The dynamics of the tumour span from time t=0 to
t=23; the subclone is undetectable before
t=14, and has sweeped through at the end of the
simulation.
MOBSTER fits
We capture the dynamics (fit and plot) with a snapshot function
snap.
snap = function(data, t, ...)
{
x = data[[t]]
x = x[x$VAF > 0.05,]
time_label = paste0('t_0 = ', x$d[1])
# Ellipsis to get what fits we want
f = mobster_fit(x, description = time_label, ...)$best
return(list(fit = f, plot = plot(f) + labs(title = time_label)))
}
# Initial clone (monoclonal)
initiation = snap(data = df.steps, t = 5, K = 1, samples = 1, parallel = FALSE)
#> [ MOBSTER fit ]
#>
#> ✔ Loaded input data, n = 2151.
#> ❯ n = 2151. Mixture with k = 1 Beta(s). Pareto tail: TRUE and FALSE. Output
#> clusters with π > 0.02 and n > 10.
#> ❯ Custom fit by Moments-matching in up to 250 steps, with ε = 1e-10 and peaks
#> initialisation.
#> ❯ Scoring (without parallel) 1 x 1 x 2 = 2 models by reICL.
#> ℹ MOBSTER fits completed in 641ms.
#> ── [ MOBSTER ] t_0 = 3 n = 2151 with k = 1 Beta(s) and a tail ──────────────────
#> ● Clusters: π = 56% [Tail] and 44% [C1], with π > 0.
#> ● Tail [n = 1156, 56%] with alpha = 1.2.
#> ● Beta C1 [n = 995, 44%] with mean = 0.5.
#> ℹ Score(s): NLL = -1885.56; ICL = -3543.5 (-3725.09), H = 181.58 (0). Fit
#> converged by MM in 23 steps.
# Ongoing subclonal expansion (polyclonal)
selection = snap(data = df.steps, t = 34, K = 2, samples = 1, parallel = FALSE)
#> [ MOBSTER fit ]
#>
#> ✔ Loaded input data, n = 3449.
#> ❯ n = 3449. Mixture with k = 2 Beta(s). Pareto tail: TRUE and FALSE. Output
#> clusters with π > 0.02 and n > 10.
#> ❯ Custom fit by Moments-matching in up to 250 steps, with ε = 1e-10 and peaks
#> initialisation.
#> ❯ Scoring (without parallel) 1 x 1 x 2 = 2 models by reICL.
#> ℹ MOBSTER fits completed in 13.8s.
#> ── [ MOBSTER ] t_0 = 17.5 n = 3449 with k = 2 Beta(s) and a tail ───────────────
#> ● Clusters: π = 49% [C2], 26% [Tail], and 25% [C1], with π > 0.
#> ● Tail [n = 805, 26%] with alpha = 1.2.
#> ● Beta C1 [n = 967, 25%] with mean = 0.51.
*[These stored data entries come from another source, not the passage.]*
extern "C" int fx_fasta_table(fx_handle *h, int where, int64_t *hoff, int64_t *boff, int64_t *blen, int64_t *slen,
                              int64_t *llen, int32_t *elen, int32_t *norm, int32_t *dlen, int32_t *name_len) {
    if (!h) return fail(FX_EINVAL, "null handle");
    if (!h->fasta_built) return fail(FX_ESTATE, "fx_fasta_build has not run");
    int rc = use_device(h);
    if (!rc) rc = finish_build(h);
    if (rc) return rc;
    const int64_t n = h->n_hdr;
    if ((rc = copy_out(h, where, hoff, h->hdr.p, n)) || (rc = copy_out(h, where, boff, h->fa_boff.p, n)) ||
        (rc = copy_out(h, where, blen, h->fa_blen.p, n)) || (rc = copy_out(h, where, slen, h->fa_slen.p, n)) ||
        (rc = copy_out(h, where, llen, h->fa_llen.p, n)) || (rc = copy_out(h, where, elen, h->fa_elen.p, n)) ||
        (rc = copy_out(h, where, norm, h->fa_norm.p, n)) || (rc = copy_out(h, where, dlen, h->fa_dlen.p, n)) ||
        (rc = copy_out(h, where, name_len, h->fa_name_len.p, n)))
        return rc;
    int stitch_err = 0;
    HIPCHK(hipMemcpyAsync(&stitch_err, h->ctl.p + 60, sizeof stitch_err, hipMemcpyDeviceToHost, h->stream));
    HIPCHK(hipStreamSynchronize(h->stream));
    if (stitch_err) return fail(FX_ERANGE, "header line crossing a shard cut continues for more than 64 KiB");
    return FX_OK;
}

static int fasta_comp_dense(fx_handle *h, int64_t lead_from, DevBuf<unsigned long long> &tmp, DevBuf<int32_t> &edge) {
    if (!h->fasta_built) return fail(FX_ESTATE, "fx_fasta_build has not run");
    int rc = use_device(h);
    if (!rc) rc = finish_build(h);
    if (rc) return rc;
    const int64_t n = h->n_hdr * 128;
    if ((rc = tmp.alloc(n + 128))) return rc;
    unsigned long long *d = tmp.p;
    HIPCHK(hipMemsetAsync(d, 0, (size_t)(n + 128) * 8, h->stream));
    const bool from_scan = h->comp_runs_valid;
    const int gpw = from_scan ? h->comp_gpw : comp_run_granules(h->ngran);
    const int64_t waves = (h->ngran + gpw - 1) / gpw;
    const dim3 grid((unsigned)((waves + COMP_WPB - 1) / COMP_WPB));
    if ((rc = edge.alloc(waves + 1))) return rc;
    HIPCHK(hipMemsetAsync(edge.p, 0, 4, h->stream));
    if (from_scan)
        FX_LAUNCH(h, K_COMP_ATTRIBUTE, k_comp_attribute, dim3(nblocks(waves, ATTR_BLOCK)), dim3(ATTR_BLOCK), h->comp_runs.p, waves, gpw, h->n,
                  h->base, h->fa_boff.p, h->n_hdr, h->hdr_prefix.p, h->ngran, lead_from, edge.p, d);
// ... 69 lines not shown
    HIPCHK(hipStreamSynchronize(h->stream));
    return FX_OK;
}

extern "C" int fx_fasta_comp(fx_handle *h, int where, int64_t *comp) { return fasta_comp_impl(h, where, comp, -1, nullptr); }

extern "C" int fx_fasta_comp_shard(fx_handle *h, int where, int64_t *comp, int64_t lead_from, int64_t *lead) {
    if (!lead) return fail(FX_EINVAL, "null argument");
    return fasta_comp_impl(h, where, comp, lead_from, lead);
}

#> ● Beta C2 [n = 1677, 49%] with mean = 0.33.
#> ℹ Score(s): NLL = -2141.74; ICL = -3177.42 (-3783.36), H = 1032.76 (426.82).
#> Fit interrupted by MM in 250 steps.
# Sweeped clone (monoclonal)
sweep = snap(data = df.steps, t = length(df.steps), K = 1, samples = 1, parallel = FALSE)
#> [ MOBSTER fit ]
#>
#> ✔ Loaded input data, n = 4001.
#> ❯ n = 4001. Mixture with k = 1 Beta(s). Pareto tail: TRUE and FALSE. Output
#> clusters with π > 0.02 and n > 10.
#> ❯ Custom fit by Moments-matching in up to 250 steps, with ε = 1e-10 and peaks
#> initialisation.
#> ❯ Scoring (without parallel) 1 x 1 x 2 = 2 models by reICL.
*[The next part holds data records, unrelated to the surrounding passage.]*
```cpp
static void launch_range(const Part &p, const RowRange &r, const SpmvArgs &a)
{
    Part v;
    v.opt = p.opt;
    v.n = r.hi - r.lo;
    v.nnz = (int64_t)((double)p.nnz * v.n / (p.n > 0 ? p.n : 1));
    v.n_halo = p.n_halo; v.ncol_own = p.ncol_own;
    v.rowptr = p.rowptr + r.lo; v.col = p.col; v.val = p.val; v.code = p.code; v.dict = p.dict;
    v.max_row = p.max_row;
    const bool sliced = use_sliced(p), slicedb = !sliced && use_slicedb(p), sliced32 = !sliced && !slicedb && use_sliced32(p);
    if (sliced || slicedb)
        if (const SliceSched *ss = slice_sched(p, r.lo, r.hi, r.grid)) { v.run_sched = ss->tab; v.run_iters = ss->iters; }
    if (sliced) { v.sval = p.sval + (int64_t)r.lo * p.sw; v.scode = p.scode + r.lo; v.sw = p.sw; }
    if (slicedb) { v.sval = p.sval + (int64_t)r.lo * p.sw; v.sbcode = p.sbcode + (int64_t)r.lo * ((p.sw + 7) / 8 * 8); v.sw = p.sw; }
    if (sliced32) { v.sval = p.sval + (int64_t)r.lo * p.sw; v.scol = p.scol + (int64_t)r.lo * p.sw; v.sw = p.sw; }
    const bool sell = !sliced && !slicedb && !sliced32 && use_sell(p);
    if (sell) {
        v.sl_val = p.sl_val; v.sl_col = p.sl_col;
        v.sl_off = p.sl_off + r.lo / kSellChunk; v.sl_perm = p.sl_perm + r.lo;
        v.sl_gs = p.sl_gs;
        v.sl_win0 = p.sl_win0 ? p.sl_win0 + r.lo / (kSlRows * p.sl_gs) : nullptr; v.sl_span = p.sl_span;
    }
    const bool dict = use_offset_dict(p);
    SpmvArgs ar = a;
    ar.y = a.y + r.lo;
    ar.w = a.w ? a.w + r.lo : nullptr;
    ar.pwy = a.pwy ? a.pwy + r.part_off : nullptr;
    ar.pyy = a.pyy ? a.pyy + r.part_off : nullptr;
    if (dict && !sliced32 && !sell) ar.x = a.x + r.lo;
    if (sliced) launch_csr_sl(v, r.grid, ar);
    else if (slicedb) launch_csr_slb(v, r.grid, ar);
    else if (sliced32) launch_csr_sl32(v, r.grid, ar);
    else if (sell) launch_csr_sell(v, r.grid, ar);
    else if (use_row_owner(p)) launch_csr_do(v, r.grid, ar);
    else if (use_row_lines(p)) launch_csr_rl(v, r.grid, ar);
    else launch_csr(v, r.grid, ar);
}

static int composite_spmv(sgm_mat A, const double *x, double *y, bool add, const SpmvDots *dots,
                          const int *flag_done, int *grid_out, int gen);

int spmv_parts(sgm_mat A, const double *const *x, double *const *y, bool add,
               const SpmvDots *dots, const int *flag_done, int *grid_out, int gen, bool chain, bool halo_ready)
{
    if (A->fmt == SGM_FMT_COMPOSITE) return composite_spmv(A, x[0], y[0], add, dots, flag_done, grid_out, gen);
    const size_t P = A->parts.size();
// ... 138 lines not shown
```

#> ℹ MOBSTER fits completed in 1.4s.
#> ── [ MOBSTER ] t_0 = 23 n = 4001 with k = 1 Beta(s) and a tail ─────────────────
#> ● Clusters: π = 60% [C1] and 40% [Tail], with π > 0.
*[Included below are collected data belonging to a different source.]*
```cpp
template <int N, int MODE, bool RANGED = false, bool UT = false>
__device__ __forceinline__ void block_phase(const DscnnWeights& w, float* lds, int tid, PwOperands<MODE>& pwo, UnitDesc& ud,
                                            float* __restrict__ act4 = nullptr, PosRange rg = PosRange{0, 0}, PairCtx pc = PairCtx{},
                                            int off_poolbuf = OFF_POOLBUF) {
    static_assert(!UT || ((MODE == 4 || MODE == 5) && !RANGED && Leftover<1>::HAS), "unit descriptors: product paths on whole maps");
    using G = Blk<N>;
    constexpr bool PAIR = MODE == 5;
    constexpr int NP = PAIR ? 2 : 3;
    constexpr int NPROD = PAIR ? 3 : 6;
    constexpr bool KSL = Leftover<N>::HAS && (MODE == 4 || MODE == 5) && !RANGED;
    const int p_lo = RANGED ? rg.lo : 0, p_hi = RANGED ? rg.hi : G::POUT;
#ifdef KWS_X_DSCNN_SKIP_LEFTOVER
    const int n_tiles = RANGED ? (p_hi - p_lo + TW - 1) / TW : (N == 2 ? 8 : G::TILES);
#else
    const int n_tiles = RANGED ? (p_hi - p_lo + TW - 1) / TW : (KSL ? Leftover<N>::TILE : G::TILES);
#endif
    constexpr bool MFMA = MODE != 0;
    constexpr bool SPLIT = MODE >= 4;
    constexpr bool NO_STENCIL = MODE == 6;
    const int lane = tid & 63, wv = tid >> 6, half = lane >> 5, col = lane & 31;
    float* zout = lds + G::OFF_OUT;
    const float* dwtab = lds + OFF_DWTAB + G::BUF * 768;
    const float* pwb = lds + OFF_PWB + G::BUF * 64;
    float* poolbuf = lds + off_poolbuf;

    BlockTables next_tables;
    if constexpr (N < 4) {
        fetch_block_tables(w, N + 1, tid, next_tables);
        if (tid < CH) {
            zout[pidx(tid, G::POUT, G::SOUT)] = relu(pwb[tid]);
            zout[pidx(tid, G::POUT + 1, G::SOUT)] = 0.f;
        }
    } else if (!MFMA) {
        poolbuf[wv * CH + lane] = 0.f;
    }

    const float4* bias4 = reinterpret_cast<const float4*>(pwb) + half;
    const float4* dwt4 = reinterpret_cast<const float4*>(dwtab) + half * 24;
    float psum[2][16];
#pragma unroll
    for (int ct = 0; ct < 2; ++ct)
#pragma unroll
        for (int r = 0; r < 16; ++r) psum[ct][r] = 0.f;
    float stage_max = 0.f;

    for (int t = wv; t < n_tiles; t += NW) {
        const int pos = p_lo + t * TW - 1 + col;
        bool valid;
        uint32_t keep;
        float mask_l, mask_r;
        int tlo[3], thi[3];
        if constexpr (UT) {
            keep = ud.a[3];
            valid = keep != 0u;
            mask_l = __builtin_bit_cast(float, ud.m.x), mask_r = __builtin_bit_cast(float, ud.m.y);
#pragma unroll
            for (int i = 0; i < 3; ++i) {
                tlo[i] = (int)ud.a[i];
                thi[i] = tlo[i] + 32 * G::SIN;
                asm volatile("" : "+v"(tlo[i]));
                asm volatile("" : "+v"(thi[i]));
            }
        } else {
            valid = col >= 1 && col <= TW && pos < p_hi;
            keep = valid ? 0xffffffffu : 0u;
            const int posc = pos < p_lo ? p_lo : (pos < p_hi ? pos : p_hi - 1);
            const int h = posc / G::W, x = posc % G::W;
            mask_l = x > 0 ? 1.f : 0.f, mask_r = x < G::W - 1 ? 1.f : 0.f;
#pragma unroll
            for (int dh = -1; dh <= 1; ++dh) {
                const int o = G::RING ? 1 : 0;
                const int hh = h + dh - o, xx = x - o;
                const bool inside = (unsigned)hh < (unsigned)G::HI && (unsigned)xx < (unsigned)G::WI;
                const bool in_map = (unsigned)(h + dh) < (unsigned)G::H;
                const int a = inside ? hh * G::WI + xx : ((G::RING && in_map) ? G::PIN : G::PIN + 1);
                tlo[dh + 1] = G::OFF_IN + pidx(half * 8, a, G::SIN);
                thi[dh + 1] = tlo[dh + 1] + 32 * G::SIN;
                asm volatile("" : "+v"(tlo[dh + 1]));
                asm volatile("" : "+v"(thi[dh + 1]));
            }
        }
        UnitDesc ud_next = ud;

        auto cs_of = [](int s) { return 16 * (s >> 3) + (s & 7); };
        struct TapPair {
            float2 up, mid, dn;
        };
        auto tap_pair_load = [&](int sp, TapPair& tp) {
            const int cs = cs_of(2 * sp);
            const int* ta = cs < 32 ? tlo : thi;
            const int o = (cs & 31) * G::SIN;
            if constexpr (!NO_STENCIL) {
                tp.up = *reinterpret_cast<const float2*>(lds + ta[0] + o);
                tp.dn = *reinterpret_cast<const float2*>(lds + ta[2] + o);
            }
            tp.mid = *reinterpret_cast<const float2*>(lds + ta[1] + o);
        };
        auto wts_pair_load = [&](int sp, DwPair& wp) {
            const int cs = cs_of(2 * sp);
// ... 15 lines not shown
            }
            DwPair wq0, wq1;
            TapPair tq0, tq1;
            if constexpr (!NO_STENCIL) {
                wts_pair_load(0, wq0);
                wts_pair_load(1, wq1);
            }
            tap_pair_load(0, tq0);
            tap_pair_load(1, tq1);
            __builtin_amdgcn_sched_barrier(0);
            if constexpr (SPLIT) {
                float y[8];
                uintx4 bh, bm, bl;
                auto product = [&](int ct, int m, int q) {
                    const int pa = PAIR ? (q == 1 ? 1 : 0) : (q == 0 ? 2 : (q == 2 || q == 3) ? 1 : 0);
                    const uintx4& b = PAIR ? (q == 0 ? bl : bh) : ((q == 0 || q == 3 || q == 5) ? bh : (q == 1 ? bl : bm));
                    if constexpr (PAIR) {
                        if (ct == 0)
                            acc0 = mfma_f16(pwo.ring[m & 1][0][pa], b, acc0);
                        else
                            acc1 = mfma_f16(pwo.ring[m & 1][1][pa], b, acc1);
                    } else {
                        if (ct == 0)
                            acc0 = mfma_bf16(pwo.ring[m & 1][0][pa], b, acc0);
                        else
                            acc1 = mfma_bf16(pwo.ring[m & 1][1][pa], b, acc1);
                    }
                    __builtin_amdgcn_sched_barrier(0);
                };
#pragma unroll
                for (int s = 0; s < 32; ++s) {
                    const int m = s >> 3, j = s & 7;
                    DwPair& wp = (s & 2) ? wq1 : wq0;
                    TapPair& tq = (s & 2) ? tq1 : tq0;
                    const bool feed = m > 0 && j < NPROD;
                    if (feed) product(0, m - 1, j);
                    if constexpr (NO_STENCIL)
                        y[j] = (s & 1) ? tq.mid.y : tq.mid.x;
                    else
                        y[j] = (s & 1) ? dw_eval(wp, tq, std::integral_constant<int, 1>{}) : dw_eval(wp, tq, std::integral_constant<int, 0>{});
                    __builtin_amdgcn_sched_barrier(0);
                    if (feed) product(1, m - 1, j);
                    if ((s & 1) && s + 3 < 32) {
                        if constexpr (!NO_STENCIL) wts_pair_load((s >> 1) + 2, wp);
                        tap_pair_load((s >> 1) + 2, tq);
                    }
                    __builtin_amdgcn_sched_barrier(0);
                    if (j == 6) {
                        if (m < 3) {
                            load_afrag(w, N, m + 1, lane, pwo.ring[(m + 1) & 1]);
                        } else if (t + NW < n_tiles) {
                            if constexpr (UT) load_unit_desc(w, N, t + NW, lane, ud_next);
                            load_afrag(w, N, 0, lane, pwo.ring[0]);
                        } else if (KSL && N == 2 && wv < 4) {
                            if constexpr (UT) load_unit_desc(w, N, Leftover<N>::TILE, lane, ud_next);
                            load_afrag(w, N, wv, lane, pwo.ring[0]);
                        } else if (N < 4) {
                            if constexpr (UT) load_unit_desc(w, N < 4 ? N + 1 : N, wv, lane, ud_next);
                            load_afrag(w, N < 4 ? N + 1 : N, 0, lane, pwo.ring[0]);
                        }
                        __builtin_amdgcn_sched_barrier(0);
                    }
                    if (j == 7) {
                        if constexpr (PAIR) {
                            split_pair8_scaled(y, bh, bl);
                        } else {
                            split3(y, bh, bm, bl);
                        }
                        __builtin_amdgcn_sched_barrier(0);
                    }
                }
#pragma unroll
                for (int q = 0; q < NPROD; ++q) {
                    product(0, 3, q);
                    product(1, 3, q);
                }
            } else {
                auto& wa = pwo.wa;
#pragma unroll
                for (int s = 0; s < 32; s += 2) {
                    TapPair& tq = (s & 2) ? tq1 : tq0;
                    DwPair& wp = (s & 2) ? wq1 : wq0;
                    float y0, y1;
                    if constexpr (MODE == 2) {
                        y0 = tq.mid.x;
                        y1 = tq.mid.y;
                    } else {
                        y0 = dw_eval(wp, tq, std::integral_constant<int, 0>{});
                        y1 = dw_eval(wp, tq, std::integral_constant<int, 1>{});
                        if (s + 4 < 32) {
                            wts_pair_load((s >> 1) + 2, wp);
                            tap_pair_load((s >> 1) + 2, tq);
                        }
                        __builtin_amdgcn_sched_barrier(0);
                    }
                    if constexpr (MODE == 3) {
                        acc0[0] += y0 * wa[0][s];
                        acc1[0] += y1 * wa[1][s + 1];
                    } else {
                        acc0 = __builtin_amdgcn_mfma_f32_32x32x2f32(wa[0][s], y0, acc0, 0, 0, 0);
                        acc1 = __builtin_amdgcn_mfma_f32_32x32x2f32(wa[1][s], y0, acc1, 0, 0, 0);
                        acc0 = __builtin_amdgcn_mfma_f32_32x32x2f32(wa[0][s + 1], y1, acc0, 0, 0, 0);
                        acc1 = __builtin_amdgcn_mfma_f32_32x32x2f32(wa[1][s + 1], y1, acc1, 0, 0, 0);
                    }
                }
            }
            auto epilogue = [&]() {
#ifndef KWS_X_NO_MFMA_EPILOGUE_NOP
                asm volatile("s_nop 15\n\ts_nop 3" : "+v"(acc0), "+v"(acc1));
#endif
                if constexpr (N < 4) {
                    if constexpr (PAIR && N <= 2) {
// ... 28 lines not shown
                        psum[1][r] += __builtin_bit_cast(float, __builtin_bit_cast(uint32_t, relu(acc1[r])) & keep);
                    }
                    if (act4 && valid) {
#pragma unroll
                        for (int r = 0; r < 16; ++r) {
                            act4[row_of(r, half) * G::POUT + pos] = relu(acc0[r]) * pc.inv_out;
                            act4[(32 + row_of(r, half)) * G::POUT + pos] = relu(acc1[r]) * pc.inv_out;
                        }
                    }
                }
            };
            if constexpr (!SPLIT) {
                if (N < 4 && t + NW >= n_tiles) {
                    __builtin_amdgcn_sched_barrier(0);
                    if constexpr (N < 4) load_pointwise(w, N + 1, lane, pwo);
                    __builtin_amdgcn_sched_barrier(0);
                    epilogue();
                    break;
                }
            }
            epilogue();
            if constexpr (UT) ud = ud_next;
        } else {
            const float* pw_w = w.pw_w + (N - 1) * CH * CH;
            float y[32];
#pragma unroll
            for (int s = 0; s < 32; s += 2) {
                TapPair tq;
                tap_pair_load(s >> 1, tq);
                DwPair wp;
                wts_pair_load(s >> 1, wp);
                y[s] = dw_eval(wp, tq, std::integral_constant<int, 0>{});
                y[s + 1] = dw_eval(wp, tq, std::integral_constant<int, 1>{});
            }
#pragma unroll 1
            for (int co = 0; co < CH; ++co) {
                float part = 0.f;
#pragma unroll
                for (int s = 0; s < 32; ++s) part = fmaf(pw_w[(16 * (s >> 3) + 8 * half + (s & 7)) * CH + co], y[s], part);
                const float tot = relu(part + __shfl_xor(part, 32, 64) + pwb[co]);
                if constexpr (N < 4) {
                    if (valid && half == 0) zout[pidx(co, pos, G::SOUT)] = tot;
                } else {
                    if (act4 && valid && half == 0) act4[co * G::POUT + pos] = tot;
                    float sum = (valid && half == 0) ? tot : 0.f;
#pragma unroll
                    for (int o = 16; o >= 1; o >>= 1) sum += __shfl_xor(sum, o, 64);
                    if (lane == 0) poolbuf[wv * CH + co] += sum;
                }
            }
        }
    }

    if constexpr (KSL) {
        using L = Leftover<N>;
        if (wv >= L::WAVE0 && wv < L::WAVE0 + 4) {
            leftover_partial_unit<N, NP, UT>(lds, lane, wv - L::WAVE0, pwo.ring[0], ud);
            __builtin_amdgcn_sched_barrier(0);
            if constexpr (UT) load_unit_desc(w, N + 1, wv, lane, ud);
            load_afrag(w, N + 1, 0, lane, pwo.ring[0]);
            __builtin_amdgcn_sched_barrier(0);
            stage_max = fmaxf(stage_max, leftover_arrive<N>(lds, lane));
        }
    }
    if constexpr (N < 4) store_block_tables(lds, N + 1, tid, next_tables, pc.s_dwb, pc.s_pwb, pc.s_dww);
    if constexpr (PAIR && N <= 2) publish_wave_max(lds, N == 1 ? 2 : 0, wv, lane, stage_max);
    if constexpr (MFMA) {
        if constexpr (N < 4) {
            if (wv >= n_tiles && !(KSL && N == 1)) load_block_head(w, N + 1, lane, pwo);
        } else {
#pragma unroll
            for (int ct = 0; ct < 2; ++ct) {
                float (&q)[16] = psum[ct];
                asm volatile("s_nop 4\n\t"
                    "v_add_f32_dpp %0, %0, %0 row_shr:1 row_mask:0xf bank_mask:0xf bound_ctrl:1\n\t"
                    "v_add_f32_dpp %1, %1, %1 row_shr:1 row_mask:0xf bank_mask:0xf bound_ctrl:1\n\t"
                    "v_add_f32_dpp %2, %2, %2 row_shr:1 row_mask:0xf bank_mask:0xf bound_ctrl:1\n\t"
                    "v_add_f32_dpp %3, %3, %3 row_shr:1 row_mask:0xf bank_mask:0xf bound_ctrl:1\n\t"
                    "v_add_f32_dpp %4, %4, %4 row_shr:1 row_mask:0xf bank_mask:0xf bound_ctrl:1\n\t"
                    "v_add_f32_dpp %5, %5, %5 row_shr:1 row_mask:0xf bank_mask:0xf bound_ctrl:1\n\t"
                    "v_add_f32_dpp %6, %6, %6 row_shr:1 row_mask:0xf bank_mask:0xf bound_ctrl:1\n\t"
                    "v_add_f32_dpp %7, %7, %7 row_shr:1 row_mask:0xf bank_mask:0xf bound_ctrl:1\n\t"
                    "v_add_f32_dpp %8, %8, %8 row_shr:1 row_mask:0xf bank_mask:0xf bound_ctrl:1\n\t"
                    "v_add_f32_dpp %9, %9, %9 row_shr:1 row_mask:0xf bank_mask:0xf bound_ctrl:1\n\t"
                    "v_add_f32_dpp %10, %10, %10 row_shr:1 row_mask:0xf bank_mask:0xf bound_ctrl:1\n\t"
                    "v_add_f32_dpp %11, %11, %11 row_shr:1 row_mask:0xf bank_mask:0xf bound_ctrl:1\n\t"
                    "v_add_f32_dpp %12, %12, %12 row_shr:1 row_mask:0xf bank_mask:0xf bound_ctrl:1\n\t"
                    "v_add_f32_dpp %13, %13, %13 row_shr:1 row_mask:0xf bank_mask:0xf bound_ctrl:1\n\t"
                    "v_add_f32_dpp %14, %14, %14 row_shr:1 row_mask:0xf bank_mask:0xf bound_ctrl:1\n\t"
                    "v_add_f32_dpp %15, %15, %15 row_shr:1 row_mask:0xf bank_mask:0xf bound_ctrl:1\n\t"
                    "v_add_f32_dpp %0, %0, %0 row_shr:2 row_mask:0xf bank_mask:0xf bound_ctrl:1\n\t"
                    "v_add_f32_dpp %1, %1, %1 row_shr:2 row_mask:0xf bank_mask:0xf bound_ctrl:1\n\t"
                    "v_add_f32_dpp %2, %2, %2 row_shr:2 row_mask:0xf bank_mask:0xf bound_ctrl:1\n\t"
                    "v_add_f32_dpp %3, %3, %3 row_shr:2 row_mask:0xf bank_mask:0xf bound_ctrl:1\n\t"
                    "v_add_f32_dpp %4, %4, %4 row_shr:2 row_mask:0xf bank_mask:0xf bound_ctrl:1\n\t"
                    "v_add_f32_dpp %5, %5, %5 row_shr:2 row_mask:0xf bank_mask:0xf bound_ctrl:1\n\t"
                    "v_add_f32_dpp %6, %6, %6 row_shr:2 row_mask:0xf bank_mask:0xf bound_ctrl:1\n\t"
                    "v_add_f32_dpp %7, %7, %7 row_shr:2 row_mask:0xf bank_mask:0xf bound_ctrl:1\n\t"
                    "v_add_f32_dpp %8, %8, %8 row_shr:2 row_mask:0xf bank_mask:0xf bound_ctrl:1\n\t"
                    "v_add_f32_dpp %9, %9, %9 row_shr:2 row_mask:0xf bank_mask:0xf bound_ctrl:1\n\t"
                    "v_add_f32_dpp %10, %10, %10 row_shr:2 row_mask:0xf bank_mask:0xf bound_ctrl:1\n\t"
                    "v_add_f32_dpp %11, %11, %11 row_shr:2 row_mask:0xf bank_mask:0xf bound_ctrl:1\n\t"
                    "v_add_f32_dpp %12, %12, %12 row_shr:2 row_mask:0xf bank_mask:0xf bound_ctrl:1\n\t"
                    "v_add_f32_dpp %13, %13, %13 row_shr:2 row_mask:0xf bank_mask:0xf bound_ctrl:1\n\t"
                    "v_add_f32_dpp %14, %14, %14 row_shr:2 row_mask:0xf bank_mask:0xf bound_ctrl:1\n\t"
                    "v_add_f32_dpp %15, %15, %15 row_shr:2 row_mask:0xf bank_mask:0xf bound_ctrl:1\n\t"
                    "v_add_f32_dpp %0, %0, %0 row_shr:4 row_mask:0xf bank_mask:0xf bound_ctrl:1\n\t"
                    "v_add_f32_dpp %1, %1, %1 row_shr:4 row_mask:0xf bank_mask:0xf bound_ctrl:1\n\t"
                    "v_add_f32_dpp %2, %2, %2 row_shr:4 row_mask:0xf bank_mask:0xf bound_ctrl:1\n\t"
                    "v_add_f32_dpp %3, %3, %3 row_shr:4 row_mask:0xf bank_mask:0xf bound_ctrl:1\n\t"
                    "v_add_f32_dpp %4, %4, %4 row_shr:4 row_mask:0xf bank_mask:0xf bound_ctrl:1\n\t"
                    "v_add_f32_dpp %5, %5, %5 row_shr:4 row_mask:0xf bank_mask:0xf bound_ctrl:1\n\t"
                    "v_add_f32_dpp %6, %6, %6 row_shr:4 row_mask:0xf bank_mask:0xf bound_ctrl:1\n\t"
                    "v_add_f32_dpp %7, %7, %7 row_shr:4 row_mask:0xf bank_mask:0xf bound_ctrl:1\n\t"
                    "v_add_f32_dpp %8, %8, %8 row_shr:4 row_mask:0xf bank_mask:0xf bound_ctrl:1\n\t"
                    "v_add_f32_dpp %9, %9, %9 row_shr:4 row_mask:0xf bank_mask:0xf bound_ctrl:1\n\t"
                    "v_add_f32_dpp %10, %10, %10 row_shr:4 row_mask:0xf bank_mask:0xf bound_ctrl:1\n\t"
// ... 73 lines not shown
```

#> ● Tail [n = 1530, 40%] with alpha = 1.1.
#> ● Beta C1 [n = 2471, 60%] with mean = 0.49.
#> ℹ Score(s): NLL = -3417.33; ICL = -6427.2 (-6784.89), H = 357.69 (0). Fit
#> converged by MM in 28 steps.
cowplot::plot_grid(initiation$plot, selection$plot, sweep$plot, nrow = 1)
Notice that the tail at the end of the simulation is now mostly dominated by the progeny of the most recent clone, and the amount of mutations in the tail and the clonal cluster is balanced as in the beginning of the simulation. This because in this simulation the mutation rate of the tumour is the same across all simulated clones.